* _The problem_
In how many lines of the records below does the word "myck" appear? Answer with the number alone.

======

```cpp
void entry_statistics(Build& B) {
  const Symbolic& S = B.S;
  ConstraintTables& T = B.T;
  const int64_t m = B.m;
  const std::vector<int64_t>& fam = *B.P.fam;
  auto len = [&](int64_t k, int64_t j) { const size_t q = (size_t)k * (m + 1) + j; return (int64_t)(T.kptr[q + 1] - T.kptr[q]); };
  T.kc_maxlist = 0;
  for (int64_t k = 0; k < S.nsn; ++k)
    if (S.nn(k) <= 16 && S.na(k) <= 64)
      for (int64_t j = 0; j < m; ++j) T.kc_maxlist = std::max(T.kc_maxlist, len(k, j));
  int64_t sum = 0, pairs = 0;
  for (int64_t k = 0; k < S.nsn; ++k)
    if (k < (int64_t)fam.size() && fam[k] == 2)
      for (int64_t j = 0; j < m; ++j) {
        int64_t tot = len(k, j);
        for (int64_t q2 = S.chptr[k]; q2 < S.chptr[k + 1]; ++q2) tot += len(S.chidx[q2], j);
        T.fam_maxterms = std::max(T.fam_maxterms, tot);
        sum += tot;
        ++pairs;
      }
  if (pairs) T.fam_meanterms = (double)sum / (double)pairs;
  T.kc_maxlist_large = 0;
  for (int64_t k = 0; k < S.nsn; ++k)
    if ((S.nn(k) > 16 || S.na(k) > 64) && S.nn(k) <= 64 && S.na(k) <= 128 && S.chptr[k + 1] == S.chptr[k])
      for (int64_t j = 0; j < m; ++j) T.kc_maxlist_large = std::max(T.kc_maxlist_large, len(k, j));
  T.lg_slot_of.assign((size_t)S.nsn, -1);
  T.lg_eptr.assign(1, 0);
  for (int64_t k = 0; k < S.nsn; ++k)
    if (k < (int64_t)fam.size() && fam[k] == 1) {
      const int64_t E = T.kptr[(size_t)k * (m + 1) + m] - T.kptr[(size_t)k * (m + 1)];
      T.lg_slot_of[(size_t)k] = (int32_t)T.lg_children++;
      T.lg_maxent = std::max(T.lg_maxent, E);
      T.lg_pairs += E * (E + 1) / 2;
      T.lg_rows += S.nf(k) * S.nn(k);
      T.lg_rec = std::max<int>(T.lg_rec, (int)(S.nf(k) * S.nf(k) + S.nf(k) * S.nn(k)));
      T.lg_eptr.push_back(T.lg_eptr.back() + (int32_t)E);
    }
}

void leafgram_lists(Build& B) {
  ConstraintTables& T = B.T;
  const int64_t m = B.m;
  T.epk.resize((size_t)T.lg_eptr.back());
  T.ewv.resize((size_t)T.lg_eptr.back());
  T.remap.assign((size_t)m, -1);
  for (int64_t k = 0; k < B.S.nsn; ++k) {
    const int32_t g = T.lg_slot_of[(size_t)k];
    if (g < 0) continue;
    int32_t o = T.lg_eptr[(size_t)g];
    for (int64_t j = 0; j < m; ++j)
      for (int32_t q = T.kptr[(size_t)k * (m + 1) + j]; q < T.kptr[(size_t)k * (m + 1) + j + 1]; ++q, ++o) {
        const int32_t i = T.kij[q] & 0xffff, jc = T.kij[q] >> 16;
        T.epk[(size_t)o] = i | (jc << 8) | ((int32_t)j << 16);
        T.ewv[(size_t)o] = i == jc ? 0.5 * T.kval[q] : T.kval[q];
      }
  }
  for (size_t q = 0; q < T.dl.size(); ++q) T.remap[(size_t)T.dl[q]] = (int32_t)q;
  T.has_leafgram = true;
}

bool number_families(Build& B) {
  const Symbolic& S = B.S;
  const ConstraintParams& P = B.P;
  ConstraintTables& T = B.T;
  T.fno.assign((size_t)S.nsn, -1);
  T.fz_levels.assign((size_t)S.nlev, 0);
  T.has_fz_levels = true;
  int64_t nfam = 0;
  bool ok = true;
  for (int64_t k = 0; k < S.nsn; ++k)
    if ((*P.fam)[(size_t)k] == 2) {
      T.fno[(size_t)k] = (int32_t)nfam++;
      const int64_t par = S.snpar[k];
      if (par < 0 || (size_t)par >= P.large_mask->size() || !(*P.large_mask)[(size_t)par] || S.nf(par) > P.lf_alds_maxnf) ok = false;
      else T.fz_levels[(size_t)S.level[(size_t)par]] = 1;
    }
  T.fz_nfam = nfam;
  return ok && nfam > 0 && nfam < ((int64_t)1 << 19) && nfam * (B.m + 1) < ((int64_t)1 << 31);
}

void family_term_lists(Build& B) {
  const Symbolic& S = B.S;
  ConstraintTables& T = B.T;
  const int64_t m = B.m, nfam = T.fz_nfam;
  const int32_t CHILD = B.P.famt_child;
  const std::vector<int32_t>& kptr = T.kptr;
  const std::vector<int32_t>& kij = T.kij;
  const std::vector<double>& kval = T.kval;
  std::vector<int32_t>& fptr = T.fptr;
  fptr.assign((size_t)(nfam * (m + 1)) + 1, 0);
  std::vector<int64_t> fam_k((size_t)nfam);
  int64_t run = 0;
  for (int64_t k = 0; k < S.nsn; ++k) {
    const int32_t f = T.fno[(size_t)k];
    if (f < 0) continue;
    fam_k[(size_t)f] = k;
    for (int64_t j = 0; j < m; ++j) {
      fptr[(size_t)f * (m + 1) + j] = (int32_t)run;
      run += kptr[(size_t)k * (m + 1) + j + 1] - kptr[(size_t)k * (m + 1) + j];
      for (int64_t q2 = S.chptr[k]; q2 < S.chptr[k + 1]; ++q2) {
        const size_t q = (size_t)S.chidx[q2] * (m + 1) + j;
        run += kptr[q + 1] - kptr[q];
      }
    }
    fptr[(size_t)f * (m + 1) + m] = (int32_t)run;
  }
  fptr[(size_t)(nfam * (m + 1))] = (int32_t)run;
  T.fpk.resize((size_t)run);
  T.fsv.resize((size_t)run);
  const int nth = B.threads = host_threads(B.P.max_threads, nfam / 16 + 1);
  run_threads(nth, [&](int tix) {
    for (int64_t f = tix; f < nfam; f += nth) {
      const int64_t k = fam_k[(size_t)f];
      for (int64_t j = 0; j < m; ++j) {
        size_t o = (size_t)fptr[(size_t)f * (m + 1) + j];
        for (int32_t q = kptr[(size_t)k * (m + 1) + j]; q < kptr[(size_t)k * (m + 1) + j + 1]; ++q, ++o) {
          const int32_t i = kij[q] & 0xffff, jc = kij[q] >> 16;
          T.fpk[o] = i | (jc << 16);
          T.fsv[o] = i == jc ? 0.5 * kval[q] : kval[q];
        }
        int32_t colbase = 0;
        for (int64_t q2 = S.chptr[k]; q2 < S.chptr[k + 1]; ++q2) {
          const int64_t cc = S.chidx[q2];
          const int32_t nnc = (int32_t)S.nn(cc);
          const int32_t* rel = &S.relidx[S.sepptr[cc]];
          for (int32_t q = kptr[(size_t)cc * (m + 1) + j]; q < kptr[(size_t)cc * (m + 1) + j + 1]; ++q, ++o) {
            const int32_t i = kij[q] & 0xffff, jc = kij[q] >> 16;
            if (i >= nnc) { T.fpk[o] = (CHILD + colbase + jc) | (rel[i - nnc] << 16); T.fsv[o] = -kval[q]; }
            else { T.fpk[o] = (CHILD + colbase + i) | ((CHILD + colbase + jc) << 16); T.fsv[o] = i == jc ? 0.5 * kval[q] : kval[q]; }
          }
          colbase += nnc;
        }
      }
    }
  });
  T.has_fam_terms = true;
}

}

int build_constraint_tables(const Symbolic& S, const ConstraintParams& P, int64_t m, const int64_t* cptr, const int64_t* cidx,
                            const double* cval, ConstraintTables& T, const ConstraintStepMark& mark) {
  T = ConstraintTables();
  Build B{S, P, m, cptr[m], cptr, cidx, cval, T, {}, {}};
  auto done = [&](const char* step) { if (mark) mark(step, B.threads); B.threads = 1; };
  if (!locate_entries(B)) return SMCP_EINVAL;
  done("locate entries");
  classify_columns(B);
  done("classify");
  csr_by_position(B);
  done("CSR by position");
  if (B.nnz < ((int64_t)1 << 31) && S.nsn * (m + 1) <= ((int64_t)1 << 28)) {
    group_entries(B);
    entry_statistics(B);
    T.has_entry_tables = true;
    done("entry tables");
    if (T.lg_children > 0 && m < 32768) leafgram_lists(B);
    done("leaf Gram tables");
    if (T.fam_maxterms > 0 && P.famt_terms_ok(T.fam_maxterms, T.fam_meanterms) && !P.fam->empty() && number_families(B))
      family_term_lists(B);
    done("family term lists");
  }
  return 0;
}

}
```

smcp_amd/csrc/front_famt.hip:

```cpp
#include <hip/hip_runtime.h>

namespace smcp {

struct FamtL { int oLi, onK, onMK, oRt, oZero, oCN, oCA, oCM, total; };
template <int NAT>
__host__ __device__ inline FamtL famt_layout(int ncol) {
  constexpr int NA = 16 * NAT;
  FamtL L{};
  int o = 0;
  L.oLi = o; o += 256;
  L.onK = o; o += NA * 16;
  L.onMK = o; o += NA * 16;
  L.oRt = o; o += NA * NA;
  L.oZero = o; o += NA;
  L.oCN = o; o += ncol * 16;
  L.oCA = o; o += ncol * NA;
  L.oCM = o; o += ncol * NA;
  L.total = o;
  return L;
}
typedef unsigned int famt_u2 __attribute__((ext_vector_type(2)));
__device__ inline __amdgpu_buffer_rsrc_t famt_rsrc(double* base, int doubles) {
  return __builtin_amdgcn_make_buffer_rsrc(base, 0, doubles * 8, 0x00020000);
}
#ifndef SMCP_FAMT_AUX
#define SMCP_FAMT_AUX 0
#endif
__device__ inline void famt_store(__amdgpu_buffer_rsrc_t r, bool ok, int pos, double v) {
  __builtin_amdgcn_raw_buffer_store_b64(__builtin_bit_cast(famt_u2, v), r, ok ? pos * 8 : -1, 0, SMCP_FAMT_AUX);
}
#ifndef SMCP_FAMT_NW
#define SMCP_FAMT_NW 12
#endif
constexpr int FAMT_NW = SMCP_FAMT_NW;
constexpr int FAMT_HDR = 32;
constexpr int FAMT_TCAP = 96;
constexpr int FAMT_TMAX = 384;
constexpr int FAMT_CHILD = 128;

template <int NAT>
__host__ __device__ inline int famt_prep_doubles(int cnn) { constexpr int NA = 16 * NAT; return NA * NA + NA * 16 + 256 + 8 * (NA + 16 + cnn * NA); }

template <int NAT>
__global__ void __launch_bounds__(512) k_famt_prep(MfmaArgs a, double* famt, int cnn, int32_t* fz_slot) {
  extern __shared__ __attribute__((aligned(16))) double smem[];
  constexpr int NA = 16 * NAT;
  const int ncol = 8 * cnn;
  const FamtL L = famt_layout<NAT>(ncol);
  const int k = a.t.lev[blockIdx.x];
  const CliqueDesc d = a.t.cl[k];
  const int nn = d.nn, na = d.na, nf = nn + na, nch = d.chend - d.chbeg;
  const int tid = threadIdx.x, lane = tid & 63, wave = tid >> 6;
  double* const sRt = smem;
  double* const snK = sRt + NA * NA;
  double* const sLi = snK + NA * 16;
  double* const qt = sLi + 256 + wave * (NA + 16 + cnn * NA);
  double* const sCA = qt + NA + 16;
  double* const out = famt + (int64_t)blockIdx.x * (FAMT_HDR + L.total);
  double* const T = out + FAMT_HDR;
  const int myck = lane < nch ? a.t.chidx[d.chbeg + lane] : 0;
  const int mynn = lane < nch ? a.t.cl[myck].nn : 0;
  int inc = mynn;
#pragma unroll
  for (int o = 1; o < 8; o <<= 1) { const int v = __shfl_up(inc, o); if (lane >= o) inc += v; }
  const int colbase = __shfl(inc - mynn, min(wave, 7));
  const int ck = __shfl(myck, min(wave, 7));
  for (int e = tid; e < NA * NA + NA * 16 + 256; e += 512) smem[e] = 0.0;
  __syncthreads();
  {
    const double* lk = a.LK + d.blk;
    const double* ys = a.ysc + d.upd;
    for (int e = tid; e < nf * nn; e += 512) {
      const int i = e % nf, j = e / nf;
      if (i >= nn) snK[(i - nn) + j * NA] = -lk[e];
      else if (i >= j) sLi[i + j * 16] = lk[e];
    }
    batched_loop<8>(tid, na * na, 512, [=](int e) { return ys[e]; },
                    [=](int e, double v) {
                      const int i = e % na, p = e / na;
                      if (i >= p) sRt[p + i * NA] = v;
                    });
  }
  __syncthreads();
  for (int e = tid; e < 256; e += 512) T[L.oLi + e] = sLi[e];
  for (int e = tid; e < NA * 16; e += 512) T[L.onK + e] = snK[e];
  for (int e = tid; e < NA * NA; e += 512) T[L.oRt + e] = sRt[e];
  for (int e = tid; e < NA; e += 512) T[L.oZero + e] = 0.0;
  for (int e = tid; e < NA * 16; e += 512) {
    const int p = e % NA, c = e / NA;
    double s = 0.0;
    if (p < na && c < nn)
      for (int q = p; q < na; ++q) s += sRt[p + q * NA] * snK[q + c * NA];
    T[L.onMK + e] = s;
  }
  if (wave < nch) {
    const CliqueDesc cd = a.t.cl[ck];
    const int nnc = cd.nn, nac = cd.na, nfc = nnc + nac;
    const double* lkc = a.LK + cd.blk;
    const int rel = lane < nac ? a.t.relidx[cd.rel + lane] : 0;
    for (int j = 0; j < nnc; ++j) {
      const double kv = lane < nac ? lkc[(nnc + lane) + (int64_t)j * nfc] : 0.0;
      for (int e = lane; e < NA + 16; e += 64) qt[e] = 0.0;
      __builtin_amdgcn_fence(__ATOMIC_RELEASE, "wavefront"); __builtin_amdgcn_wave_barrier(); __builtin_amdgcn_fence(__ATOMIC_ACQUIRE, "wavefront");
      if (lane < nac) qt[rel < nn ? rel : 16 + (rel - nn)] = kv;
      __builtin_amdgcn_fence(__ATOMIC_RELEASE, "wavefront"); __builtin_amdgcn_wave_barrier(); __builtin_amdgcn_fence(__ATOMIC_ACQUIRE, "wavefront");
      const int g = colbase + j;
      if (lane < 16) {
        double s = 0.0;
        if (lane < nn)
          for (int q = 0; q <= lane; ++q) s += sLi[lane + q * 16] * qt[q];
        T[L.oCN + g * 16 + lane] = s;
      }
      for (int p = lane; p < NA; p += 64) {
        double s = 0.0;
        if (p < na) {
          s = qt[16 + p];
          for (int q = 0; q < nn; ++q) s += snK[p + q * NA] * qt[q];
        }
        sCA[j * NA + p] = s;
        T[L.oCA + g * NA + p] = s;
      }
    }
    __builtin_amdgcn_fence(__ATOMIC_RELEASE, "wavefront"); __builtin_amdgcn_wave_barrier(); __builtin_amdgcn_fence(__ATOMIC_ACQUIRE, "wavefront");
    for (int j0 = 0; j0 < nnc; j0 += 8)
      for (int p = lane; p < NA; p += 64) {
        double s8[8] = {0.0, 0.0, 0.0, 0.0, 0.0, 0.0, 0.0, 0.0};
        if (p < na)
          for (int q = p; q < na; ++q) {
            const double rt = sRt[p + q * NA];
#pragma unroll
            for (int x = 0; x < 8; ++x) s8[x] += rt * sCA[min(j0 + x, cnn - 1) * NA + q];
          }
#pragma unroll
        for (int x = 0; x < 8; ++x) if (j0 + x < nnc) T[L.oCM + (colbase + j0 + x) * NA + p] = s8[x];
      }
    if (lane == 0) {
      int* const hdr = reinterpret_cast<int*>(out) + 16 + 6 * wave;
      hdr[0] = ck; hdr[1] = nnc; hdr[2] = nac; hdr[3] = colbase; hdr[4] = 0; hdr[5] = 0;
    }
  } else if (wave < 8 && lane == 0) {
    int* const hdr = reinterpret_cast<int*>(out) + 16 + 6 * wave;
    hdr[0] = -1; hdr[1] = 1; hdr[2] = 0; hdr[3] = 0; hdr[4] = 0; hdr[5] = 0;
  }
  {
    const int used = __shfl(inc, 7);
    for (int e = tid; e < (ncol - used) * 16; e += 512) T[L.oCN + used * 16 + e] = 0.0;
    for (int e = tid; e < (ncol - used) * NA; e += 512) { T[L.oCA + used * NA + e] = 0.0; T[L.oCM + used * NA + e] = 0.0; }
  }
  if (tid == 0) {
    if (fz_slot && a.fz_no && a.fz_no[k] >= 0) fz_slot[a.fz_no[k]] = (int32_t)blockIdx.x;
    int* const hdr = reinterpret_cast<int*>(out);
    hdr[0] = k; hdr[1] = nn; hdr[2] = na; hdr[3] = nch;
    hdr[4] = (int)(d.blk & 0xffffffffll); hdr[5] = (int)(d.blk >> 32);
    hdr[6] = 0; hdr[7] = 0;
    hdr[8] = (int)(d.updp & 0xffffffffll); hdr[9] = (int)(d.updp >> 32);
  }
}
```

======

* _Answer space_
3